[Data for this exercise]
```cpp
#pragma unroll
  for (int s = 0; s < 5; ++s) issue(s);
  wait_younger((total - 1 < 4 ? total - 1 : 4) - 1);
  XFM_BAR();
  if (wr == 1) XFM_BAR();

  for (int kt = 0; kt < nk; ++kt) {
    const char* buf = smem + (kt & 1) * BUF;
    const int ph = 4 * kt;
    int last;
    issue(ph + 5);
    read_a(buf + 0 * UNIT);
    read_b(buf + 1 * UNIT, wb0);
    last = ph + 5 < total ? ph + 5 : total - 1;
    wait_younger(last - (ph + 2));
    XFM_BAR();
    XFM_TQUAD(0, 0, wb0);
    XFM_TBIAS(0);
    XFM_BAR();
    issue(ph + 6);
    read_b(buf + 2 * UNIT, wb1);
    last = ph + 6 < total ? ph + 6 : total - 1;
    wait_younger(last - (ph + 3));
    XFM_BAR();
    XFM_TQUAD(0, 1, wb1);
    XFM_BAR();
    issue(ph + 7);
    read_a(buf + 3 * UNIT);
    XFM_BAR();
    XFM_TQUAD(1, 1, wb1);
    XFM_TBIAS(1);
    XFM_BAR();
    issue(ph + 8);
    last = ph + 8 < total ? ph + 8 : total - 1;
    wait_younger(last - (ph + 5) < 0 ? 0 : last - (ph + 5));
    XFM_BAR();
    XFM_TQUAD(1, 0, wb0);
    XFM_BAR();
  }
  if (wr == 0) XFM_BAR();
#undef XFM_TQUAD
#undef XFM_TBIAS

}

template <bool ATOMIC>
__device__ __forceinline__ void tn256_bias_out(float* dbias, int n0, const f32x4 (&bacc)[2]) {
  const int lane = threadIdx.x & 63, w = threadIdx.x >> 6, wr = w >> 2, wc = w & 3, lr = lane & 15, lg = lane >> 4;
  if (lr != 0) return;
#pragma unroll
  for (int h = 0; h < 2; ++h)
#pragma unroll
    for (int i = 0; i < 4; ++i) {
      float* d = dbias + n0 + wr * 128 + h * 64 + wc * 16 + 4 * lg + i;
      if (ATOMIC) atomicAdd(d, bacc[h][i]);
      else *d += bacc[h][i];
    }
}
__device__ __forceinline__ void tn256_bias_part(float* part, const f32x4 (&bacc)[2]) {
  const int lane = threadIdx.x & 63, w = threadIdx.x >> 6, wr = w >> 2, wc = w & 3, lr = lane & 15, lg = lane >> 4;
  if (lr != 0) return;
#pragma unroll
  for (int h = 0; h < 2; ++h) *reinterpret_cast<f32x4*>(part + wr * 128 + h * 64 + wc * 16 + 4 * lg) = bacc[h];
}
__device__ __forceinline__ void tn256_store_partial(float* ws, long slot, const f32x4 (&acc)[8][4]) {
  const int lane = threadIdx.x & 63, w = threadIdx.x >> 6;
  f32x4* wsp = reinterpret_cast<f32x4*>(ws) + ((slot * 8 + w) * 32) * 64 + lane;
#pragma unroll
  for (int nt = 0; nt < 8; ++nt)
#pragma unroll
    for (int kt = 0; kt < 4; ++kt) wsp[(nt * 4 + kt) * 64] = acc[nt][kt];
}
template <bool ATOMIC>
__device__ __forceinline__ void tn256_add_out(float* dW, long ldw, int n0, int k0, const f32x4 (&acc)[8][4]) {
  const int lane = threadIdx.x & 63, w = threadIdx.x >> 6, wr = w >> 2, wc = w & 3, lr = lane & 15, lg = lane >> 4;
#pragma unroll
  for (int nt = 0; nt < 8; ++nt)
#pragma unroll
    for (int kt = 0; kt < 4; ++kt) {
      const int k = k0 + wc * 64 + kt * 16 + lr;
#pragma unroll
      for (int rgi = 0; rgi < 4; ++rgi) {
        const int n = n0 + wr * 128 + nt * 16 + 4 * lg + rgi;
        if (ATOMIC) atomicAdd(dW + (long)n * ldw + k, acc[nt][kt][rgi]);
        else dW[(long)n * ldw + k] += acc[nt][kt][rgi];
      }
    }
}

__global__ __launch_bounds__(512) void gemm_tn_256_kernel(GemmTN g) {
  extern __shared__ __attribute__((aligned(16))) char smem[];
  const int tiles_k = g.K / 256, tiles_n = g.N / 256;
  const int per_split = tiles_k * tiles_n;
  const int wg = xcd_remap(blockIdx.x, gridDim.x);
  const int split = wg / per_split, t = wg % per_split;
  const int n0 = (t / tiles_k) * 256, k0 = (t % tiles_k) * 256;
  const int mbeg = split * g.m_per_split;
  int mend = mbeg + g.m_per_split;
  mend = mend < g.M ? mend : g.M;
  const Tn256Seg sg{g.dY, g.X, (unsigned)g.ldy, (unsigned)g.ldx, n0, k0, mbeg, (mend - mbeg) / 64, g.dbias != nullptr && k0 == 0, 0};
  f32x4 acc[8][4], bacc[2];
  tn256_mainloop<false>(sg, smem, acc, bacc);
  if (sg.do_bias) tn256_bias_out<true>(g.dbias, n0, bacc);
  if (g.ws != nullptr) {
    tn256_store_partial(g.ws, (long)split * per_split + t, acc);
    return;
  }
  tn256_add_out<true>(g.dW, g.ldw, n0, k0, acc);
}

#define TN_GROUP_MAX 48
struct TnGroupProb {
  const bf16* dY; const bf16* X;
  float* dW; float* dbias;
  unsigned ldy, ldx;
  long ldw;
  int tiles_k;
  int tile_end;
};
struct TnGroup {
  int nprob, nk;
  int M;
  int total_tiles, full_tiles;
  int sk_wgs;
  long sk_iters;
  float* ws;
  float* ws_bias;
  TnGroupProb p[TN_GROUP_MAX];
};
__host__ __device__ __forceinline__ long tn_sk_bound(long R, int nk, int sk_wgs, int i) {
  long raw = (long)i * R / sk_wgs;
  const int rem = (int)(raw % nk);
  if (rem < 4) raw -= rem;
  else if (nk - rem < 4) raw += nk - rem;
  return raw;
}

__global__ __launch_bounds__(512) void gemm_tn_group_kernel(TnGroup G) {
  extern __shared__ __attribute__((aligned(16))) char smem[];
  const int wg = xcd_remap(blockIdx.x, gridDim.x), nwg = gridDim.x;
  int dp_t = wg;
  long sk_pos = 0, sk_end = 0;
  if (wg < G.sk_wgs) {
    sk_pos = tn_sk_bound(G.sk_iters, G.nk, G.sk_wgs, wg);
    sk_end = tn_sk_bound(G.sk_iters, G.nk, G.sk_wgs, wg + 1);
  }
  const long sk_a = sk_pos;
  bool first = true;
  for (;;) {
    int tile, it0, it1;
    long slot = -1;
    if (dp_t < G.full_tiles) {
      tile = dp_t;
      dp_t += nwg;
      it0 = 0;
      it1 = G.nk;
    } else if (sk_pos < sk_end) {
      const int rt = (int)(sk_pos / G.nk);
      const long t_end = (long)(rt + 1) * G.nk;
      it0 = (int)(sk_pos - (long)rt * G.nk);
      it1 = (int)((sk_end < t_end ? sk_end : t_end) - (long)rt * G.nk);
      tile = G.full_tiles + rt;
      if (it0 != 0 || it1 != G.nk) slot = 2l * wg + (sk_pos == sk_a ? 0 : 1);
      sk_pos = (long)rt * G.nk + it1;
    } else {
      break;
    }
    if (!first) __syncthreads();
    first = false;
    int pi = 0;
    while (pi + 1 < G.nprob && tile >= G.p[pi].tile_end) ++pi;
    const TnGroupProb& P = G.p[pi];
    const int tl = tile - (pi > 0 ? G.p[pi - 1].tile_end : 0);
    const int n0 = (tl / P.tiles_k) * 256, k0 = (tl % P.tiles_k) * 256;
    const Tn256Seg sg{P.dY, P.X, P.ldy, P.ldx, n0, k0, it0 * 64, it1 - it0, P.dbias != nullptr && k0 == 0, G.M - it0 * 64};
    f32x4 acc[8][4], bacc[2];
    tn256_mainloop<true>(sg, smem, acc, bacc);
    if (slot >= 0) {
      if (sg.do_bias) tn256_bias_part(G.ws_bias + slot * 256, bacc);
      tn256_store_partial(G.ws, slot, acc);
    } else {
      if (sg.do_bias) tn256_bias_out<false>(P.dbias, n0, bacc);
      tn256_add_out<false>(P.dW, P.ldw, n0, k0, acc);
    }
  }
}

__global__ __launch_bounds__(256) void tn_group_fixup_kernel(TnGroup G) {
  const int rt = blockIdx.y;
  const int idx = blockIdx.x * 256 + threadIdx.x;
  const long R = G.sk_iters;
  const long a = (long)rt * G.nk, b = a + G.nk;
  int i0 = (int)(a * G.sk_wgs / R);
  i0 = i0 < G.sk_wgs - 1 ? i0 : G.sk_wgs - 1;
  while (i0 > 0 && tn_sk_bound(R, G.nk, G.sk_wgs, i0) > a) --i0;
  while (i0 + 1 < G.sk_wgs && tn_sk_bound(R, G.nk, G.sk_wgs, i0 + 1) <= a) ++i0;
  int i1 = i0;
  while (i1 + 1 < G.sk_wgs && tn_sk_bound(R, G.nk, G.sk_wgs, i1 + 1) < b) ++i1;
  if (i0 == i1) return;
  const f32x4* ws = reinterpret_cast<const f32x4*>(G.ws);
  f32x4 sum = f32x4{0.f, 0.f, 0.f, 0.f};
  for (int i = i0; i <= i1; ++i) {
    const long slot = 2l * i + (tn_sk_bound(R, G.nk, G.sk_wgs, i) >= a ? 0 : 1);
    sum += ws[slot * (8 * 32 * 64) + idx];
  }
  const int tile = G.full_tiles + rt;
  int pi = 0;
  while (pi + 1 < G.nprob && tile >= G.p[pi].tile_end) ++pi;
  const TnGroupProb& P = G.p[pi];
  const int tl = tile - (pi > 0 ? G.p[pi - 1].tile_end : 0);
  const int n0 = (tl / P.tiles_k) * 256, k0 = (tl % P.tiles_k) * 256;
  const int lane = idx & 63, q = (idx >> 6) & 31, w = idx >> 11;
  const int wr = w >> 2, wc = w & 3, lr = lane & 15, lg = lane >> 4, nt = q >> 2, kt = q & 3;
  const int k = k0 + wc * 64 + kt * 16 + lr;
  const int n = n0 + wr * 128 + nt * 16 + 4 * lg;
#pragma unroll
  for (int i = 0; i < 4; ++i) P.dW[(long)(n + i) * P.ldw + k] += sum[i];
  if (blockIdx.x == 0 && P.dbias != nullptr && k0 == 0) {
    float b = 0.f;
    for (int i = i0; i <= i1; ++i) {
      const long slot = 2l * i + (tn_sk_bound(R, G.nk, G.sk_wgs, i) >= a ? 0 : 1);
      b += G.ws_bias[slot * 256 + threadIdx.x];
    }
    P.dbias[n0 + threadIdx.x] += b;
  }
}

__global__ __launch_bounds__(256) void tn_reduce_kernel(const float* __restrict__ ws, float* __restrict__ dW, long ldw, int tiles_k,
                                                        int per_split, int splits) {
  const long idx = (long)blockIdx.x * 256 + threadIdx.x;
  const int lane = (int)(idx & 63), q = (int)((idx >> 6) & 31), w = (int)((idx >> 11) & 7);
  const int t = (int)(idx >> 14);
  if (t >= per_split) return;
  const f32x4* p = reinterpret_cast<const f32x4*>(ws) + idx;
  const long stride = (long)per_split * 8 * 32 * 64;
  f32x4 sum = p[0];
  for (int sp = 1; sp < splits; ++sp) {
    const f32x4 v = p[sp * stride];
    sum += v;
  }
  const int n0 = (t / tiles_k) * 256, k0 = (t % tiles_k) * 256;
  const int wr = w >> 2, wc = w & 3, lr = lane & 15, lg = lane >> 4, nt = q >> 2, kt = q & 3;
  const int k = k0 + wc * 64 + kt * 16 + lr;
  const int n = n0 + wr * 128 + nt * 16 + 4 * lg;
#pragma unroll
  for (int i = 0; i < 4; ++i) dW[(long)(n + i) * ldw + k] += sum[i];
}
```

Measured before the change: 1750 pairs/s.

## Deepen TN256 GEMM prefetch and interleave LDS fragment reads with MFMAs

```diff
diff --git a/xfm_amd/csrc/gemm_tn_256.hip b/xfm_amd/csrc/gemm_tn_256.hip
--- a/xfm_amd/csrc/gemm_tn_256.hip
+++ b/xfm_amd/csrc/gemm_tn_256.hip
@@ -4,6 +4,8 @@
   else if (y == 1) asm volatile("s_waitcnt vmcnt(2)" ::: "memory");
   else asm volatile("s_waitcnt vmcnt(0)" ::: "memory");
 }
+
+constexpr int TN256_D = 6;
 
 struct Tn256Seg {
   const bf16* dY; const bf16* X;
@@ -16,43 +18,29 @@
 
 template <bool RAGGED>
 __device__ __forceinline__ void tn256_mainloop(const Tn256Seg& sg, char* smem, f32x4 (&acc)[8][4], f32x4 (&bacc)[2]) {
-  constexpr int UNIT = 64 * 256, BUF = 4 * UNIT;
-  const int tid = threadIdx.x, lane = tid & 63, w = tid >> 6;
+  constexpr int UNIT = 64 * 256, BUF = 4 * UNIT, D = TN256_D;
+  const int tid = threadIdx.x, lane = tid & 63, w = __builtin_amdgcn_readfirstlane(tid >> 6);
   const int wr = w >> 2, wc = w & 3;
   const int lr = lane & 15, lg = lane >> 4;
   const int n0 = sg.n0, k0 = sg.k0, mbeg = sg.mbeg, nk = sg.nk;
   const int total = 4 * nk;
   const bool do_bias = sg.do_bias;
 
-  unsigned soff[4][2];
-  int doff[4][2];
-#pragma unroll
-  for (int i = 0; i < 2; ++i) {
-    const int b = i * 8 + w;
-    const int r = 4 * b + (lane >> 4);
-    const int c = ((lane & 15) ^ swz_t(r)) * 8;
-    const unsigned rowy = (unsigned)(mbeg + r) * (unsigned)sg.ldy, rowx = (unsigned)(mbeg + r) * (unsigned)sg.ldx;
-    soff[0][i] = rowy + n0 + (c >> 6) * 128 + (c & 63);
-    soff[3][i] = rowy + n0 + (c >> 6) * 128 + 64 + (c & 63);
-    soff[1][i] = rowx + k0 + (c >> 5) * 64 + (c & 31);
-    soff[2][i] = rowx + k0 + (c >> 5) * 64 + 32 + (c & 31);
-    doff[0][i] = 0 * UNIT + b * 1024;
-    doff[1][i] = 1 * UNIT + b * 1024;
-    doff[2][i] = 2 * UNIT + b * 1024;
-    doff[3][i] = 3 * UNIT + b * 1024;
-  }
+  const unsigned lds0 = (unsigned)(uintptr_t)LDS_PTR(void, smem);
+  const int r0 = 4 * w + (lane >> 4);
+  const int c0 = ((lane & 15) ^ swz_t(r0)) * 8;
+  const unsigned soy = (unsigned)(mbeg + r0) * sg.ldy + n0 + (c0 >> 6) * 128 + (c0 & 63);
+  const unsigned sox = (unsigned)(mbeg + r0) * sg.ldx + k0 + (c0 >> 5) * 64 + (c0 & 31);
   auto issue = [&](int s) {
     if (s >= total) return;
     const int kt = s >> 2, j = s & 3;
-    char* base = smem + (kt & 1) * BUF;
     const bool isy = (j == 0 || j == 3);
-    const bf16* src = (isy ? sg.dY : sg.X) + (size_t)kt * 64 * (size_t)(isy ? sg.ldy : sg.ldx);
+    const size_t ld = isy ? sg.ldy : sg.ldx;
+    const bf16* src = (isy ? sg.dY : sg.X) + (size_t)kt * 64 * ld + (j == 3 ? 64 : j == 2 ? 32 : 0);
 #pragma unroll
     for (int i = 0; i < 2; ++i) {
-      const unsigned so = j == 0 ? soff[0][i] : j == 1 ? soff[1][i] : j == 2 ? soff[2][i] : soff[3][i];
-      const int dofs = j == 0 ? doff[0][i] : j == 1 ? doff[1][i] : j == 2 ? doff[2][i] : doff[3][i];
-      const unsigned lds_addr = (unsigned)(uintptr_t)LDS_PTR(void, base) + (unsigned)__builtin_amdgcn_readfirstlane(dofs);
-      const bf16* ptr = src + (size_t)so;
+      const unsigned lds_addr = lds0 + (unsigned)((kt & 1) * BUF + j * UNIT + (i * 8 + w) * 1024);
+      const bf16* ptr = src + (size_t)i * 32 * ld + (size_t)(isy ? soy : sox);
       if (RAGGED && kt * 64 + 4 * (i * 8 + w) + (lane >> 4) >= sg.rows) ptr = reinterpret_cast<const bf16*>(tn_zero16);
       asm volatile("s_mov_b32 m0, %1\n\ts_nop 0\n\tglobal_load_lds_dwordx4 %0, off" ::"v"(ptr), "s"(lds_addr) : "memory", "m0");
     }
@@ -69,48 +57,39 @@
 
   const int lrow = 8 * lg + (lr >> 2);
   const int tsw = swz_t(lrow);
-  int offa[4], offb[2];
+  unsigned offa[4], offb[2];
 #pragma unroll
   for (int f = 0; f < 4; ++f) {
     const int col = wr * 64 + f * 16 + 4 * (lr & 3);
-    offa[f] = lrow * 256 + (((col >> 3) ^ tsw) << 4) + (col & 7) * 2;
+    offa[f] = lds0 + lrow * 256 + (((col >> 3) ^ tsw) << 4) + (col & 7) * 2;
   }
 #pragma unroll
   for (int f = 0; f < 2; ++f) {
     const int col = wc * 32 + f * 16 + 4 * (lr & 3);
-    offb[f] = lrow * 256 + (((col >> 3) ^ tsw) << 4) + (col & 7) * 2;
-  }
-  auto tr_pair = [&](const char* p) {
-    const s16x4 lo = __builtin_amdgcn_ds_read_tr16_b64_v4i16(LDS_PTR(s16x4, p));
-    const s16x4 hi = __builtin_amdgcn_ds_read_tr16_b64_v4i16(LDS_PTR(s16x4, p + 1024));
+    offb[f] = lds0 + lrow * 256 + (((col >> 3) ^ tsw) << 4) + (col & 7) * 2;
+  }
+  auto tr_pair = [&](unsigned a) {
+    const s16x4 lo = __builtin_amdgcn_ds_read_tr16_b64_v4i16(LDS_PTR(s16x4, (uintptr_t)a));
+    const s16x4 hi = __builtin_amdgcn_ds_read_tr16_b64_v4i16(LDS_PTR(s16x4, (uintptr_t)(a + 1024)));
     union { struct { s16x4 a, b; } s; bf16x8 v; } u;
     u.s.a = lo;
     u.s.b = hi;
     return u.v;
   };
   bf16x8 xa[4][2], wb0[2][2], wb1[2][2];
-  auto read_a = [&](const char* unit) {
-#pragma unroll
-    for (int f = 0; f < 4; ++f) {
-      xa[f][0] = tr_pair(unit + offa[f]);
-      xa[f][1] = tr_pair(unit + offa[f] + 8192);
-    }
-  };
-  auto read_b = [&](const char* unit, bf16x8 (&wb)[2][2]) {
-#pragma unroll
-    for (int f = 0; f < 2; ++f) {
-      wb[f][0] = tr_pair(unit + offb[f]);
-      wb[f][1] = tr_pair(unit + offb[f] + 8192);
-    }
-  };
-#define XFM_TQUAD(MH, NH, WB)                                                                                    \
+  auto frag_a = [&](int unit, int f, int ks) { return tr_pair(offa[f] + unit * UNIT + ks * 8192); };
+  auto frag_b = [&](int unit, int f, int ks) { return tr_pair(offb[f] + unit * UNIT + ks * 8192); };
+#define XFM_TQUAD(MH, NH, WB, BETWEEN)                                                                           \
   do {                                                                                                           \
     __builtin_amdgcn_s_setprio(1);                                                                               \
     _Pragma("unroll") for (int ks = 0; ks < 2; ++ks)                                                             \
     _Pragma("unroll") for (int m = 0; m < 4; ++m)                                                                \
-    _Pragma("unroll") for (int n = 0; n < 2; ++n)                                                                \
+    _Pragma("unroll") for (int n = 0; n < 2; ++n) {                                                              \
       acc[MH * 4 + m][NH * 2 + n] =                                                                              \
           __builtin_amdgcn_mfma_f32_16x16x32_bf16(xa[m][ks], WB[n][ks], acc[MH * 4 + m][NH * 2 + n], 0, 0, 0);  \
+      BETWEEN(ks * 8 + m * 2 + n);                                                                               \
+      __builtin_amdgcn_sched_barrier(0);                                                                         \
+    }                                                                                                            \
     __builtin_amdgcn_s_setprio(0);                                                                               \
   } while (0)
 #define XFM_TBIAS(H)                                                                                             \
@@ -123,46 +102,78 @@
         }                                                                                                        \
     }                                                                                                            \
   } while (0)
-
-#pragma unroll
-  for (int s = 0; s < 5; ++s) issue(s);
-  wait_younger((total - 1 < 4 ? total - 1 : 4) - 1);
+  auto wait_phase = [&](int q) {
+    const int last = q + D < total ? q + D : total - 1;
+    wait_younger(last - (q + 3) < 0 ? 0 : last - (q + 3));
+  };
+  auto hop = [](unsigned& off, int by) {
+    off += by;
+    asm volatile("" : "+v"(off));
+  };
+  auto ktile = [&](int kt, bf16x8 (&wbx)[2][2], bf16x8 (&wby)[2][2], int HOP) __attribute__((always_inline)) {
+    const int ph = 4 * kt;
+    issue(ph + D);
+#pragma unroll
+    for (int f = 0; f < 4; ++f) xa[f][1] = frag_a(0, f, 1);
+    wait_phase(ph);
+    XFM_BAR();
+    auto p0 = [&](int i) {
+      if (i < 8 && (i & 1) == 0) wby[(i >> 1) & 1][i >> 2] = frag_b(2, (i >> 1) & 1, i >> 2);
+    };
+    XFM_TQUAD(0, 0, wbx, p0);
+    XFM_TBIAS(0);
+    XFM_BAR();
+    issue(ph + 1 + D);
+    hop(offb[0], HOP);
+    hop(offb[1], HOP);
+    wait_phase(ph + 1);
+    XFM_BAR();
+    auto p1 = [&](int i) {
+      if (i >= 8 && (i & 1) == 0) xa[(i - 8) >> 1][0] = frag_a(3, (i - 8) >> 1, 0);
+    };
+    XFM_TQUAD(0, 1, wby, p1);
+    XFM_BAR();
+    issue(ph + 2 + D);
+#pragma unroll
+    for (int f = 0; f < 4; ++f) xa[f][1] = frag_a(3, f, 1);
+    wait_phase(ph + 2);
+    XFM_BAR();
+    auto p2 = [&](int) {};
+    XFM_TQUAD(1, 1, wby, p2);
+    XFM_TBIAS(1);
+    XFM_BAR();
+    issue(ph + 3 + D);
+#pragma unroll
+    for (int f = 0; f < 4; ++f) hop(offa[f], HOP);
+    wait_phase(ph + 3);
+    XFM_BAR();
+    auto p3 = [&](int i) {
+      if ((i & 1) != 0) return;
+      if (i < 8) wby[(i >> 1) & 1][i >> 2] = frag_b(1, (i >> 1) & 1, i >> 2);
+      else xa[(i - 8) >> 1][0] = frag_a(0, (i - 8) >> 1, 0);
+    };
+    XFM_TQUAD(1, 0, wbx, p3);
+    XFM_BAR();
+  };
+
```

[Problem requirements]
All lines above that contain the word "doff" are to be copied.

[Task answer]
-  int doff[4][2];
-    doff[0][i] = 0 * UNIT + b * 1024;
-    doff[1][i] = 1 * UNIT + b * 1024;
-    doff[2][i] = 2 * UNIT + b * 1024;
-    doff[3][i] = 3 * UNIT + b * 1024;
-      const int dofs = j == 0 ? doff[0][i] : j == 1 ? doff[1][i] : j == 2 ? doff[2][i] : doff[3][i];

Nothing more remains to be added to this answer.